BEGIN EXERCISE INPUT

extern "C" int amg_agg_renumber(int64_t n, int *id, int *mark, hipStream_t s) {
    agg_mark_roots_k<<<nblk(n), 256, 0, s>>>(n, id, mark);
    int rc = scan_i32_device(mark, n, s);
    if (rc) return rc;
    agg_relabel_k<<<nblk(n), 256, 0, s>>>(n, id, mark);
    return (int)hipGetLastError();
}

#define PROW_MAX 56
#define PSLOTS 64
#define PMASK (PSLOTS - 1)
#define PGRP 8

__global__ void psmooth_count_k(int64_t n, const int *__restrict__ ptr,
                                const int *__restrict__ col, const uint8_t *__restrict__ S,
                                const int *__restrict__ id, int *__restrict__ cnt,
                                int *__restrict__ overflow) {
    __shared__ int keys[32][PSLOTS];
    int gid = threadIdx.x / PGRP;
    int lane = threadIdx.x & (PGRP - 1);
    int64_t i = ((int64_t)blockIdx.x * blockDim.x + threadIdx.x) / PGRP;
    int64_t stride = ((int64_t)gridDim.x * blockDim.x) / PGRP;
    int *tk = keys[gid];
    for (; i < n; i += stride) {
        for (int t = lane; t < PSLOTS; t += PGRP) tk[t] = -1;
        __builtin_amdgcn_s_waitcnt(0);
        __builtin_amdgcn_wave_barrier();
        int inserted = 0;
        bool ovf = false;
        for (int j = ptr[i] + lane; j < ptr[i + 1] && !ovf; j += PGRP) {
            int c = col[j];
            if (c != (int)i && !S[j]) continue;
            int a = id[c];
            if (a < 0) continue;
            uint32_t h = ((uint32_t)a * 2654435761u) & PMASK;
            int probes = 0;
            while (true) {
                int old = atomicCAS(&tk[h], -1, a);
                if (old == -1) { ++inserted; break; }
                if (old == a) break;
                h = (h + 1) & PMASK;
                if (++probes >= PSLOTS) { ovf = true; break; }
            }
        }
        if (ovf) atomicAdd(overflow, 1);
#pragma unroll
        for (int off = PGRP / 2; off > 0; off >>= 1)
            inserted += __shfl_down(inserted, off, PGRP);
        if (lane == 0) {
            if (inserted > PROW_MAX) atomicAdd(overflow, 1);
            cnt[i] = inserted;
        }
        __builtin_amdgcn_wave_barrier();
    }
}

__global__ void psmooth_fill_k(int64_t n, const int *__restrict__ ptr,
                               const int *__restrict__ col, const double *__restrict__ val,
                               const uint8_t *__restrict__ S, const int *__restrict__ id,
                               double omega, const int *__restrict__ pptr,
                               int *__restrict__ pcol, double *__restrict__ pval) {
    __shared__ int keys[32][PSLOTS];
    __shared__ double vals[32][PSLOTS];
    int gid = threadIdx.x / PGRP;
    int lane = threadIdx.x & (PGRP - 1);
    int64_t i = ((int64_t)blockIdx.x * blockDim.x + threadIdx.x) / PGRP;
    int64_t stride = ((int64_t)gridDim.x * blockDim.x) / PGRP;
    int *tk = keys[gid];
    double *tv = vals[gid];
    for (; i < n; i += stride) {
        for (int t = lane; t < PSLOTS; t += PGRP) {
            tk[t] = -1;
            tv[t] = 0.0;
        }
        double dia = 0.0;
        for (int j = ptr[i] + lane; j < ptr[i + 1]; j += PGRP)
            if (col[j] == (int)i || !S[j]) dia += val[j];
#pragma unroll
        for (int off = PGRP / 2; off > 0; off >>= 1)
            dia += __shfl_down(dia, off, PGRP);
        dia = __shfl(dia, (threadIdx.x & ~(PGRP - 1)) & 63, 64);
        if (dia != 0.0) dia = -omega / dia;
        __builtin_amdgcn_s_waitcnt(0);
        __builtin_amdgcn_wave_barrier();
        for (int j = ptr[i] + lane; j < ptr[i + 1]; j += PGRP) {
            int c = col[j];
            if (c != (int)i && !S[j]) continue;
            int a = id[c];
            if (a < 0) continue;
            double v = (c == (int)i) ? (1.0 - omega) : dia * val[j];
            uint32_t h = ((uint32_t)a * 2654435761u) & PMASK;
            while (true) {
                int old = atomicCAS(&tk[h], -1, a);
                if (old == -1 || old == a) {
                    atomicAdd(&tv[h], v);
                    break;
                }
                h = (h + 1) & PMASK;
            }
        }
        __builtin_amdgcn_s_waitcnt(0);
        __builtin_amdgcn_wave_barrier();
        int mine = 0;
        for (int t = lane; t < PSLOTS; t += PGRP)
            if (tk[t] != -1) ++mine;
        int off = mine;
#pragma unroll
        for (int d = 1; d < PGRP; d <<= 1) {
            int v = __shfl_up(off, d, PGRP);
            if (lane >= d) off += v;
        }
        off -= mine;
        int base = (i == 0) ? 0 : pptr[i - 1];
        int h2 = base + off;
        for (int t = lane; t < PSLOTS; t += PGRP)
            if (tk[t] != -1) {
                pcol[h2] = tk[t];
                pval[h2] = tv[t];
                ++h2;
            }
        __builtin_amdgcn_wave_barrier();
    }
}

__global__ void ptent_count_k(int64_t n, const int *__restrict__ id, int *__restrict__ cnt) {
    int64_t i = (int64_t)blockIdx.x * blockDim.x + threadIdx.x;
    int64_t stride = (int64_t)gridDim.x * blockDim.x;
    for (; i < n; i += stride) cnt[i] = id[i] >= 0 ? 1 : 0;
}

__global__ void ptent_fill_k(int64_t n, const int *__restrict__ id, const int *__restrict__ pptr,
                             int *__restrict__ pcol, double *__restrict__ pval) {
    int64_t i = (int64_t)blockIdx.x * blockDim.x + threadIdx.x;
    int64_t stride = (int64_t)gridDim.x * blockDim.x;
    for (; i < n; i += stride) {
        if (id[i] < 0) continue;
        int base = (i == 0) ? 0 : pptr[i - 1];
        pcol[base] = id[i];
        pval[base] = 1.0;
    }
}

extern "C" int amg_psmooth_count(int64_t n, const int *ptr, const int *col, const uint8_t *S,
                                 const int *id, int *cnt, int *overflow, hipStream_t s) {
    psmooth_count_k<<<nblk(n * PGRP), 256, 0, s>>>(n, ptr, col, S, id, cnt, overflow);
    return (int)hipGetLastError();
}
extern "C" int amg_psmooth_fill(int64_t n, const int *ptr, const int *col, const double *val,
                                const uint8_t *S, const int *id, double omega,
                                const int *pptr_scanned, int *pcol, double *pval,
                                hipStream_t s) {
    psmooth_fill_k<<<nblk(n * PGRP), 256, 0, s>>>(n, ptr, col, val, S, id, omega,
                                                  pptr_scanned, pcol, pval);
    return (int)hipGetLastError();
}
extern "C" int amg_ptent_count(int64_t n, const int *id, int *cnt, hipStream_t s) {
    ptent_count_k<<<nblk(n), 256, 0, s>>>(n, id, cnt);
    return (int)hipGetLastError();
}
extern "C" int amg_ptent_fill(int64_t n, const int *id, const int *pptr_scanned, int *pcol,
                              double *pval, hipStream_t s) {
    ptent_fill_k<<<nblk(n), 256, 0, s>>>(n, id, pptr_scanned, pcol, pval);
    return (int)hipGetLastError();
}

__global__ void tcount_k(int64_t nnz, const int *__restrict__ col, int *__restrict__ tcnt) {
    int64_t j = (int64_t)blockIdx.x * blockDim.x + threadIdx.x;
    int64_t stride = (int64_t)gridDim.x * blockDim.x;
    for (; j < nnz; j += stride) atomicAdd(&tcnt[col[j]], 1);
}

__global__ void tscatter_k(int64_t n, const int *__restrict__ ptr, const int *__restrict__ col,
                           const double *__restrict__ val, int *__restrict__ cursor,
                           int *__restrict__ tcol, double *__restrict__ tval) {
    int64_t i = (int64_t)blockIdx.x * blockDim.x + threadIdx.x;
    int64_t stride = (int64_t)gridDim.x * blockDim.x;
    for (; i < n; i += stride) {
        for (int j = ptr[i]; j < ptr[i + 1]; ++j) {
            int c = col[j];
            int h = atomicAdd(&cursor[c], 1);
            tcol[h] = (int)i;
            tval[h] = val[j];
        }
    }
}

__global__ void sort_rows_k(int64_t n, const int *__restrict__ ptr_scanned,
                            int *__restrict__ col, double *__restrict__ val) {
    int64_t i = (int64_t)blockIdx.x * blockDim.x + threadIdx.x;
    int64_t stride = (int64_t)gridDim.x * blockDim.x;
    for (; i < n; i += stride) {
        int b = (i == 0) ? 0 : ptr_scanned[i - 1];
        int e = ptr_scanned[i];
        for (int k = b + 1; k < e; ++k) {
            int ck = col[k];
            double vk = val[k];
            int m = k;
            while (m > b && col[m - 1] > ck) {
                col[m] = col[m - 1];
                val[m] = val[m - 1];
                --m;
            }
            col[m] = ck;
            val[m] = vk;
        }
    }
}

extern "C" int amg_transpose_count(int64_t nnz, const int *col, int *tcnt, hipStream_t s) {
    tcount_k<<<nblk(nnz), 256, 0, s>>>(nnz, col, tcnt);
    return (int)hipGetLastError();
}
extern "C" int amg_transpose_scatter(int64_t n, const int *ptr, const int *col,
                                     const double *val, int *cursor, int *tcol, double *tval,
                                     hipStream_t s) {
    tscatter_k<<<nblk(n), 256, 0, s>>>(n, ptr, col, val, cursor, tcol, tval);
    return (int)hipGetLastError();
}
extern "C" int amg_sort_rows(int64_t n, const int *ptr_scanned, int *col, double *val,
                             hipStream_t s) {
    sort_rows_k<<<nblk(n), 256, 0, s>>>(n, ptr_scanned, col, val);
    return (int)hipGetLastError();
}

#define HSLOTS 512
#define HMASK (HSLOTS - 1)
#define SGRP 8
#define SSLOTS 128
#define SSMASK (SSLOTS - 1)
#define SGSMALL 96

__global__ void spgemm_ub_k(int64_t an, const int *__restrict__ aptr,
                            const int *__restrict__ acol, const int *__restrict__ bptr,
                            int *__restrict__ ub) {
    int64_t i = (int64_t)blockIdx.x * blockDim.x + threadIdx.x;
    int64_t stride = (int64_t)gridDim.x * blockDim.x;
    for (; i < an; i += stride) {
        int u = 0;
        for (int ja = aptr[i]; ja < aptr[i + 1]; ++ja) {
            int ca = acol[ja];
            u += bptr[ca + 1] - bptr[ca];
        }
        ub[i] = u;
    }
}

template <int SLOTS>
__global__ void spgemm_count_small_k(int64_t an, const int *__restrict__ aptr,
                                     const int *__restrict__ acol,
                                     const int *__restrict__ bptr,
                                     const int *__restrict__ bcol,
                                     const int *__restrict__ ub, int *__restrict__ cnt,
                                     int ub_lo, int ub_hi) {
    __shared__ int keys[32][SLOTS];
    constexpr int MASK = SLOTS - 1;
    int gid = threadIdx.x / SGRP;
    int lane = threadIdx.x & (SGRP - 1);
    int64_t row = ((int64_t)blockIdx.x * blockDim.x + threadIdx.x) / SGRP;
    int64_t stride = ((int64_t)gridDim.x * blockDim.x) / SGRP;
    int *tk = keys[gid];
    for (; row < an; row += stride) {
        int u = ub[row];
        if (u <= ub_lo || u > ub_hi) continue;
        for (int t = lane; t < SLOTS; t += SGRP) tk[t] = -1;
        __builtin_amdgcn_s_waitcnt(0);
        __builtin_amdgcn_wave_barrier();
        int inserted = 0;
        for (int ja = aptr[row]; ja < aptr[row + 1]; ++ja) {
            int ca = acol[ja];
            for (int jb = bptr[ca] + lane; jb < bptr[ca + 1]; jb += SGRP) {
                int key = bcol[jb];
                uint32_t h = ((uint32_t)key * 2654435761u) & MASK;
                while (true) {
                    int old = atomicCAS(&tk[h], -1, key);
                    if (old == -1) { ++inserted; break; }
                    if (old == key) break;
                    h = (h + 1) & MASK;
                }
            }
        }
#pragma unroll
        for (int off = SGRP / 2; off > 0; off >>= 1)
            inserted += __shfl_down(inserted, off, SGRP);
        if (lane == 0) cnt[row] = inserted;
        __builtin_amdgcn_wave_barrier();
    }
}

END EXERCISE INPUT
BEGIN EXERCISE INPUT

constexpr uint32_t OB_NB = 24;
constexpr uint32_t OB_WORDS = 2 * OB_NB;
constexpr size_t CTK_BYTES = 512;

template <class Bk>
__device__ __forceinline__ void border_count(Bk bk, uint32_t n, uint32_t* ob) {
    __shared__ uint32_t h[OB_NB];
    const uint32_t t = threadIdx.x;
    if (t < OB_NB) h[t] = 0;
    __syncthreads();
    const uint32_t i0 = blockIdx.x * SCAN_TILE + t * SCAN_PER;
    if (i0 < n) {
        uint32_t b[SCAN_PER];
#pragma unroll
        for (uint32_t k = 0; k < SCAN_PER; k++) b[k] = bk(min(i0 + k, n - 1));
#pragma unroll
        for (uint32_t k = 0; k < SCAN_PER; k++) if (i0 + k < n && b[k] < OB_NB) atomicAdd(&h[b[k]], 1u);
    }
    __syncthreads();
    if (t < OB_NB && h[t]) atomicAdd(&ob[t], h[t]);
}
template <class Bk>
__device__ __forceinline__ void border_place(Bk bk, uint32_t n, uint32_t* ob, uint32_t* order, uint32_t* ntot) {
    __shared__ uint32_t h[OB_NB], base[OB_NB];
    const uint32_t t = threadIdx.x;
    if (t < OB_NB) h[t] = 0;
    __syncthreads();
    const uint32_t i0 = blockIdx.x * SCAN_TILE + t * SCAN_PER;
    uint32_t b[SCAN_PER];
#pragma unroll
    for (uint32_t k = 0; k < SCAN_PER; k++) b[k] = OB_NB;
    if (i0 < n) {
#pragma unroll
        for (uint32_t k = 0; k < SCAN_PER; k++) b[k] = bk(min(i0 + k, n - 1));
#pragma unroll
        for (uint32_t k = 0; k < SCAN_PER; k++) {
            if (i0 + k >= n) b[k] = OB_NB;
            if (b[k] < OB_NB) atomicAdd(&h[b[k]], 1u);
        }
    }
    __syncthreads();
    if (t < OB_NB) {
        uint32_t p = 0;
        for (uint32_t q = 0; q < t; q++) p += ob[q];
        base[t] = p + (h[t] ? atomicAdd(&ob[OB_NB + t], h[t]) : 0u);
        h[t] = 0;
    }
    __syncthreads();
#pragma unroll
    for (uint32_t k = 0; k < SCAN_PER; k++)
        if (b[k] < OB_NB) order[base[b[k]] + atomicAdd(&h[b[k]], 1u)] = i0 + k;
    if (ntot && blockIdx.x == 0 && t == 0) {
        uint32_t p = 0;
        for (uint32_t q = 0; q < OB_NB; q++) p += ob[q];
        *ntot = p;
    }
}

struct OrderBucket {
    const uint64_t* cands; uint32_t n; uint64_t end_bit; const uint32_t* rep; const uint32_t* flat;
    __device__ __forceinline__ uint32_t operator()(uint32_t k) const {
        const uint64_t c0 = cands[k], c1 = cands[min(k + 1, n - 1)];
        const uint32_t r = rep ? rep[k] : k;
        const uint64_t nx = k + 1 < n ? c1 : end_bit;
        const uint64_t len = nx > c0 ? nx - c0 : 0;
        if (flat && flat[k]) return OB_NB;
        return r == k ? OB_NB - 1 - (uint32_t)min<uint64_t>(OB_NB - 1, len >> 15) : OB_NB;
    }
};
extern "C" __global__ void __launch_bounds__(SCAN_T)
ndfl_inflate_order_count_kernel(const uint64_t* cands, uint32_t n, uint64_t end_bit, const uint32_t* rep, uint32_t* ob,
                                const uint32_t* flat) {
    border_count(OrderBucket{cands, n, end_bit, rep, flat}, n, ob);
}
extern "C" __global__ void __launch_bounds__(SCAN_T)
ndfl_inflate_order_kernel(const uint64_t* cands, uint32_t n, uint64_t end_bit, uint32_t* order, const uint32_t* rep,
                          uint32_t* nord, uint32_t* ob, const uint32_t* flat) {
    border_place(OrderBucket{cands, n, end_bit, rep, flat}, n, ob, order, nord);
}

END EXERCISE INPUT

**EXERCISE OBJECTIVE:** Copy all lines above where "extern" is present.

**REPLY:**
extern "C" int amg_agg_renumber(int64_t n, int *id, int *mark, hipStream_t s) {
extern "C" int amg_psmooth_count(int64_t n, const int *ptr, const int *col, const uint8_t *S,
extern "C" int amg_psmooth_fill(int64_t n, const int *ptr, const int *col, const double *val,
extern "C" int amg_ptent_count(int64_t n, const int *id, int *cnt, hipStream_t s) {
extern "C" int amg_ptent_fill(int64_t n, const int *id, const int *pptr_scanned, int *pcol,
extern "C" int amg_transpose_count(int64_t nnz, const int *col, int *tcnt, hipStream_t s) {
extern "C" int amg_transpose_scatter(int64_t n, const int *ptr, const int *col,
extern "C" int amg_sort_rows(int64_t n, const int *ptr_scanned, int *col, double *val,
extern "C" __global__ void __launch_bounds__(SCAN_T)
extern "C" __global__ void __launch_bounds__(SCAN_T)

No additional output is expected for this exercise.